Music Downloading Demand Dramatically Declines

The number of file-swappers dropped by half during 2003, indicating that the music industry's threats to sue carried some muscle.

A study says online music file-swapping has dropped by half over the last six months of 2003, indicating the music industry’s legal battle to pursue the identity of file-swappers and sue them appears to be paying off.

The nationwide survey by the Pew Internet & American Life Project shows the percentage of music file downloaders fell to 14 percent (about 18 million users) from 29 percent (about 35 million) when Pew last reported on downloading from a survey conducted during March 12-19 2003 and April 29-May 20 2003. The Pew survey was based on a phone survey of 1,358 Internet users.

Who’s Downloading?
March-
May 2003
November-
December 2003
Men 29% 14%
Women 26% 11%
Whites 28% 13%
Blacks 37% 25%
Hispanics 35% 20%
18-29 52% 28%
30-49 27% 13%
50+ 12% 6%
Under $30k/year 38% 22%
Over $75k/year 26% 16%
Broadband users 41% 23%
Source: Pew Internet & American Life Project

The data, complied by comScore Media Metrix, show significant declines in the number of people with peer-to-peer (P2P) file sharing applications running on their computers. For the one-year period from Nov. 2002 to Nov. 2003, Grokster took the biggest hit with a 59 percent decline in people running its P2P software, followed by WinMX (25 percent), KaZaa (15 percent) and BearShare (9 percent).

The results come after the music industry was handed a setback when a federal court ruled it could not force Verizon to reveal the name of a DSL customer that the RIAA suspected of downloading copyrighted songs from peer-to-peer trading sites.

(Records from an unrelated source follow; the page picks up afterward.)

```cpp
constexpr int D1_NOSTORE = 0x7FFFFFF0;
__device__ __forceinline__ void d1_store_rec(__amdgpu_buffer_rsrc_t r, int voff, const int4& v) {
  typedef int i32x4 __attribute__((ext_vector_type(4)));
  const i32x4 x = {v.x, v.y, v.z, v.w};
  __builtin_amdgcn_raw_buffer_store_b128(x, r, voff, 0, 0);
}

#define CONST_AS __attribute__((address_space(4)))
__device__ __forceinline__ int2 d1_tload(const GLOBAL_AS int2* ptr) {
  const uint64_t a = (uint64_t)ptr;
  const int alo = (int)(uint32_t)a, ahi = (int)(uint32_t)(a >> 32);
  const int me = (int)(threadIdx.x & (WAVE - 1));
  uint64_t m = __ballot(1);
  int ox = 0, oy = 0;
  while (m) {
    int l[4];
#pragma unroll
    for (int k = 0; k < 4; ++k) {
      l[k] = m ? __ffsll((long long)m) - 1 : l[0];
      m &= m - 1;
    }
    uint64_t v[4];
#pragma unroll
    for (int k = 0; k < 4; ++k) {
      const uint64_t ak = (uint64_t)(uint32_t)__builtin_amdgcn_readlane(alo, l[k]) |
                          (uint64_t)(uint32_t)__builtin_amdgcn_readlane(ahi, l[k]) << 32;
      v[k] = *(const CONST_AS uint64_t*)ak;
    }
#pragma unroll
    for (int k = 0; k < 4; ++k) {
      ox = me == l[k] ? (int)(uint32_t)v[k] : ox;
      oy = me == l[k] ? (int)(uint32_t)(v[k] >> 32) : oy;
    }
  }
  return make_int2(ox, oy);
}

}
}
```

cost-and-carbon-aware-kubernetes-autoscaler_amd/csrc/rollout_d1.hip:

```cpp
#include <hip/hip_runtime.h>
#include <stdint.h>

#include "../../include/ccka.h"
#include "d1_common.h"
#include "kparams.h"

#pragma clang fp contract(off)

namespace ccka {

namespace {

struct Best {
  double s;
  int k;
  int info;
  int price;
};

__device__ __forceinline__ bool better(double s2, int k2, double s, int k) {
  return s2 < s || (s2 == s && k2 < k);
}
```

According to the Washington, D.C.-based Pew, steep drops in downloading were recorded by students, broadband users, young adults (18-29 years old) and “Internet veterans.” Groups showing the greatest drops on downloading were those with some college education (61 percent), women and parents with children living at home (58 percent each).

“The RIAA has gotten everyone’s attention. We have never seen any Internet activity drop like this,” Lee Rainie, director of the Pew Internet & American Life Project, told internetnews.com. “But, we don’t think this is the end of it. It’s still an arms race, the legal situation is still unresolved, the legislative situation is never fully resolved and the market is responding with legal downloading sites.”

While Grokster and KaZaa are taking big hits in use, the comScore numbers conversely show a growing number of consumers turning to the new generation of paid online services. In November 2003, 3.2 million Americans visited Napster.com, the former bad boy P2P site that re-launched as a paid online music service in late October. Apple’s iTunes, which expanded to serve Windows-based PC users in mid-October, drew 2.7 million such visitors in November.

“Even as the RIAA was suing individuals, a half dozen music services have launched at price points that never used to be,” Rainie said.

A year ago, the RIAA won a lawsuit against Verizon, forcing the company’s Internet service provider (ISP) division to comply with the RIAA’s subpoena request to reveal the identities of customers who allegedly infringed copyrights using P2P file-sharing networks.

The subpoena was issued though a provision of the 1998 Digital Millennium Copyright Act (DMCA) that allows copyright holders to issue subpoenas that have not been reviewed by a judge and requires no notice to, or opportunity to be heard by, the alleged infringer. Unlike a usual subpoena, which requires some underlying claim of a crime, under the DMCA a subpoena can be issued by a court clerk who only checks to make sure the subpoena form is properly filled out.

On the basis of that ruling, the RIAA has issued more than 3,000 subpoena requests to ISPs and filed almost 400 copyright infringement actions. On Dec. 19, 2003, the U.S. Court of Appeals for the District of Columbia struck down the lower court ruling on the issue.

The music industry can still sue copyright infringers, but it must take a more conventional route by filing a “John Doe” subpoena reviewed and signed by a judge with an ISP, which then informs the alleged downloader of the subpoena. The subject of the subpoena has the right to appeal the subpoena without his or her name being revealed.